An historical review of this nature underscores the difficulty in suppressing the use of tobacco. For over 400 years, no population of tobacco users has given up the habit, but instead has replaced one form of tobacco for another. Severe opposition to smoking by imposition of fines, prison sentences or death penalties had little effect on overall consumption of tobacco. Similarly, the present pronouncement of a shortened life span for tobacco users by the Surgeon General's reports has been found to have little effect on the incidence of smoking by the youth of this country.

In tracing the gradual transformation of medical opinion on the use of tobacco, it is clear that medical opinion evolves with increasing information and technology, but it is also molded by contemporaneous social, economic and political circumstances. Although most of the concepts of medicine from before the 19th century are no longer tenable or valid in modern times, man himself has not changed from a biological point of view. The propensity to ingest plant or chemical substances has been a characteristic of man since before recorded history and will remain with him as long as he lives

Social attitudes and medical opinion are subject to relatively rapid change.

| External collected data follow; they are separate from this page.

diff --git a/pcramp_amd/csrc/pcr_select.inc b/pcramp_amd/csrc/pcr_select.inc
--- a/pcramp_amd/csrc/pcr_select.inc
+++ b/pcramp_amd/csrc/pcr_select.inc
@@ -7,12 +7,37 @@
 	std::vector<uint32_t> s3_prefix;
 	std::vector<uint8_t> s3_spans;
 	std::vector<uint32_t> s1_seeds;
+	bool s3_res = false, s3_store_full = false;
+	uint32_t s3_n_seeds = 0;
+	std::vector<pcrhost::Seed3Rec> s3_recs; std::vector<const uint32_t *> s3_runs; std::vector<uint32_t> s3_group_chunks;
+	struct Upload { uint32_t off, bytes; size_t at; };
+	std::vector<Upload> s3_up; std::vector<uint8_t> s3_up_bytes;
 	void clear()
 	{
 		s2_seeds.clear(); s2_masks.clear(); s2_floors.clear(); s2_group_end.clear(); s2_group_offmask.clear(); s2_group_or.clear(); s2_group_nor.clear();
 		s3_launch.clear(); s3_prefix.clear(); s3_spans.clear(); s1_seeds.clear();
+		s3_res = s3_store_full = false; s3_n_seeds = 0; s3_recs.clear(); s3_runs.clear(); s3_group_chunks.clear(); s3_up.clear(); s3_up_bytes.clear();
 	}
 };
+
+int reset_s3_store(pcr_ctx *ctx, PlanLists &L)
+{
+	const int rc = flush_launcher(ctx);
+	if(rc != PCR_OK) return rc;
+	HIP_TRY(hipStreamSynchronize(ctx->stream));
+	ctx->s3_store_used = 0; ++ctx->s3_store_epoch; ++ctx->s3_store_resets;
+	ctx->s3_store_stale.store(false, std::memory_order_relaxed);
+	L.s3_up.clear(); L.s3_up_bytes.clear();
+	if(ctx->debug_log) fprintf(stderr, "[pcramp] seed store reset (epoch %u)\n", ctx->s3_store_epoch);
+	return PCR_OK;
+}
+void ship_s3_uploads(pcr_ctx *ctx, PlanLists &L)
+{
+	if(L.s3_up.empty()) return;
+	for(const PlanLists::Upload &u : L.s3_up) memcpy(ctx->s3_store.p + u.off, L.s3_up_bytes.data() + u.at, u.bytes);
+	__builtin_ia32_sfence();
+	L.s3_up.clear(); L.s3_up_bytes.clear();
+}
 
 inline uint32_t spread16(uint32_t v)
 {
@@ -23,7 +48,7 @@
 
 constexpr uint32_t S2_MAX_GROUPS = 4096;
 bool plan_seed2(pcr_ctx *ctx, PlanLists &L, const std::vector<pcrhost::Candidate> &cand, std::vector<uint32_t> &or_seed, std::vector<uint32_t> &or_plain, uint32_t &irr_off_mask,
-	const SeqSet *S3 = nullptr)
+	const SeqSet *S3 = nullptr, bool allow_res = true)
 {
 	std::vector<uint32_t> &pf = L.s3_prefix;
 	pf.clear();
@@ -34,6 +59,10 @@
 	irr_off_mask = 0;
 	L.s2_masks.resize(n_or);
 	if(ctx->s2_cache.size() > 16384) ctx->s2_cache.clear();
+	const bool res = S3 && allow_res && ctx->s3_store.p;
+	L.s3_res = res; L.s3_store_full = false; L.s3_recs.clear(); L.s3_runs.clear(); L.s3_group_chunks.clear();
+	if(res){ L.s3_recs.assign(n_or, pcrhost::Seed3Rec{0, 0, 0, 0}); L.s3_runs.assign(n_or, nullptr); }
+	size_t n_flat = 0;
 	size_t group_begin = 0; uint32_t group_mask = 0, group_or0 = 0, group_last = 0;
 	auto fits = [&](size_t n, uint32_t g_or){
 		if(S3) return g_or <= S3_MAX_OR && n <= S3_MAX_SEEDS;
@@ -45,7 +74,6 @@
 	};
 	std::vector<uint8_t> &spans = L.s3_spans;
 	spans.clear();
-	if(ctx->s3_cache.size() > 16384) ctx->s3_cache.clear();
 	for(uint32_t o = 0;o < n_or;++o){
 		const pcrhost::Candidate &c = cand[o >> 1];
 		const Planes &m = (o & 1u) ? c.rc : c.fwd;
@@ -83,18 +111,21 @@
 		L.s2_masks[o] = e.mask;
 		if(!e.seedable){ or_plain.push_back(o); continue; }
 		or_seed.push_back(o);
-		if(!fits(out.size() - group_begin + e.seeds.size(), o - group_or0 + 1)){
+		if(!fits(n_flat - group_begin + e.seeds.size(), o - group_or0 + 1)){
 			if(!fits(e.seeds.size(), 1) || L.s2_group_end.size() + 1 >= S2_MAX_GROUPS) return false;
-			L.s2_group_end.push_back((uint32_t)out.size()); L.s2_group_offmask.push_back(group_mask); L.s2_group_or.push_back(group_or0); L.s2_group_nor.push_back(group_last - group_or0 + 1);
-			group_begin = out.size(); group_mask = 0; group_or0 = o;
-			if(S3){ pf.push_back(pf_run); pf_run = 0; }
+			L.s2_group_end.push_back((uint32_t)n_flat); L.s2_group_offmask.push_back(group_mask); L.s2_group_or.push_back(group_or0); L.s2_group_nor.push_back(group_last - group_or0 + 1);
+			group_begin = n_flat; group_mask = 0; group_or0 = o;
+			if(res) L.s3_group_chunks.push_back(pf_run); else if(S3) pf.push_back(pf_run);
+			if(S3) pf_run = 0;
 		}
 		group_last = o;
-		const size_t at = out.size();
-		out.resize(at + e.seeds.size());
-		for(size_t k = 0;k < e.seeds.size();++k) out[at + k] = e.seeds[k] | (o - group_or0);
+		if(!res){
+			const size_t at = out.size();
+			out.resize(at + e.seeds.size());
+			for(size_t k = 0;k < e.seeds.size();++k) out[at + k] = e.seeds[k] | (o - group_or0);
+		}
 		if(S3){
-			spans.insert(spans.end(), e3->spans.begin(), e3->spans.end());
+			if(!res) spans.insert(spans.end(), e3->spans.begin(), e3->spans.end());
 			pcr_ctx::S3Chunks *ch = nullptr;
 			for(pcr_ctx::S3Chunks &x : e3->chunks){ if(x.gen == S3->pix_generation){ ch = &x; break; } }
 			if(!ch){
@@ -106,22 +137,43 @@
 					const uint32_t key4 = (e.seeds[k] >> 14) << 2, sp = e3->spans[k];
 					ch->run[k] = run; run += (start[key4 + (sp >> 2) + 1u] - start[key4 + (sp & 3u)] + 63u) >> 6;
 				}
-				ch->total = run; ch->gen = S3->pix_generation;
+				ch->total = run; ch->gen = S3->pix_generation; ch->blk_epoch = 0;
 			}
-			const size_t pa = pf.size();
-			pf.resize(pa + ch->run.size());
-			for(size_t k = 0;k < ch->run.size();++k) pf[pa + k] = pf_run + ch->run[k];
+			if(res){
+				const uint32_t n = (uint32_t)e.seeds.size();
+				if(n && ch->blk_epoch != ctx->s3_store_epoch){
+					const size_t bytes = 9*(size_t)n, room = (bytes + 127) & ~size_t(127);
+					if(ctx->s3_store_used + room > ctx->s3_store.cap){ L.s3_store_full = true; return false; }
+					ch->blk_off = (uint32_t)(ctx->s3_store_used/4); ch->blk_epoch = ctx->s3_store_epoch;
+					const size_t at = L.s3_up_bytes.size();
+					L.s3_up.push_back(PlanLists::Upload{(uint32_t)ctx->s3_store_used, (uint32_t)bytes, at});
+					ctx->s3_store_used += room;
+					L.s3_up_bytes.resize(at + bytes);
+					uint8_t *const b = L.s3_up_bytes.data() + at;
+					memcpy(b, e.seeds.data(), 4*(size_t)n); memcpy(b + 4*(size_t)n, ch->run.data(), 4*(size_t)n); memcpy(b + 8*(size_t)n, e3->spans.data(), n);
+				}
+				L.s3_recs[o] = pcrhost::Seed3Rec{ch->blk_off, n, (uint32_t)(n_flat - group_begin), pf_run};
+				L.s3_runs[o] = ch->run.data();
+			}
+			else{
+				const size_t pa = pf.size();
+				pf.resize(pa + ch->run.size());
+				for(size_t k = 0;k < ch->run.size();++k) pf[pa + k] = pf_run + ch->run[k];
+			}
 			pf_run += ch->total;
 		}
+		n_flat += e.seeds.size();
 		if(!(o & 1u)){ irr_off_mask |= e.off_mask; group_mask |= e.off_mask; }
 	}
-	L.s2_group_end.push_back((uint32_t)out.size()); L.s2_group_offmask.push_back(group_mask); L.s2_group_or.push_back(group_or0);
+	L.s2_group_end.push_back((uint32_t)n_flat); L.s2_group_offmask.push_back(group_mask); L.s2_group_or.push_back(group_or0);
 	L.s2_group_nor.push_back(or_seed.empty() ? 0u : group_last - group_or0 + 1);
-	if(S3) pf.push_back(pf_run);
+	if(res) L.s3_group_chunks.push_back(pf_run); else if(S3) pf.push_back(pf_run);
+	L.s3_n_seeds = (uint32_t)n_flat;
 	return true;
 }
 
 constexpr size_t S3_LDS_BUDGET = 120*1024;
+inline size_t seed3_lds_bound(uint32_t n_or, uint32_t slice_cap, bool res) { return (res ? 33 : 17)*(size_t)n_or + 9*(size_t)slice_cap + 64; }
 constexpr uint32_t S3_WG_THREADS = 1024;
 uint32_t seed3_grid(const pcr_ctx *ctx) { return std::min<uint32_t>(2*ctx->n_cu, S3_MAX_WG); }
 bool plan_seed3_slices(pcr_ctx *ctx, PlanLists &PL, bool with_irr)
@@ -132,22 +184,21 @@
 	for(size_t g = 0;g < PL.s2_group_end.size();++g){
 		const uint32_t ns = PL.s2_group_end[g] - (uint32_t)g_begin;
 		g_begin = PL.s2_group_end[g];
-		const uint32_t *P = PL.s3_prefix.data() + g_prefix;
+		const uint32_t *P = PL.s3_res ? nullptr : PL.s3_prefix.data() + g_prefix;
 		g_prefix += (size_t)ns + 1;
 		pcr_ctx::S3Launch &L = PL.s3_launch[g];
 		L.n_irr_wg = with_irr ? std::min<uint32_t>((ns + seeds_per_turn - 1u)/seeds_per_turn, G_all/4u) : 0u;
 		const uint32_t G = (G_all - L.n_irr_wg) & ~1u;
-		L.n_chunks = P[ns]; L.per_wg = std::max<uint32_t>(1u, (L.n_chunks + G - 1u)/G); L.slice_cap = 2;
+		L.n_chunks = PL.s3_res ? PL.s3_group_chunks[g] : P[ns]; L.per_wg = std::max<uint32_t>(1u, (L.n_chunks + G - 1u)/G); L.slice_cap = 2;
 		if(ns == 0) continue;
-		uint32_t at = 0;
-		for(uint32_t w = 0;w <= G;++w){
-			const uint64_t target = (uint64_t)w*L.per_wg;
-			while(at + 1u < ns && P[at + 1u] <= target) ++at;
-			L.W.start[w] = at;
-		}
-		for(uint32_t w = G + 1;w <= S3_MAX_WG;++w) L.W.start[w] = at;
-		for(uint32_t w = 0;w < G;++w) L.slice_cap = std::max(L.slice_cap, std::min(L.W.start[w + 1] + 2u, ns + 1u) - L.W.start[w]);
-		if(17*(size_t)PL.s2_group_nor[g] + 9*(size_t)L.slice_cap + 64 > S3_LDS_BUDGET) return false;
+		const uint32_t or0 = PL.s2_group_or[g];
+		uint32_t start_rec[S3_MAX_WG + 1];
+		if(PL.s3_res) pcrhost::seed3_slice_walk(PL.s3_recs.data() + or0, PL.s3_runs.data() + or0, PL.s2_group_nor[g], L.per_wg, G, L.W.start, start_rec);
+		else pcrhost::seed3_slice_walk_flat(P, ns, L.per_wg, G, L.W.start);
+		L.slice_cap = pcrhost::seed3_slice_cap(L.W.start, G, ns);
+		if(PL.s3_res){ for(uint32_t w = 0;w <= G;++w) L.W.start[w] |= start_rec[w] << 16; }
+		for(uint32_t w = G + 1;w <= S3_MAX_WG;++w) L.W.start[w] = L.W.start[G];
+		if(seed3_lds_bound(PL.s2_group_nor[g], L.slice_cap, PL.s3_res) > S3_LDS_BUDGET) return false;
 	}
 	return true;
 }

Future decisions on the regulation of tobacco and of newer synthetic substances with abuse potential must be approached with this in mind. Man will continue to self-administer psychoactive substances. The responses of society and of the medical profession will most likely undergo the transformations described for tobacco.

Funding

This research did not receive any specific grant from funding agencies in the public, commercial, or not-for-profit sectors.

Declaration of Competing Interest

The author has no conflicts to declare.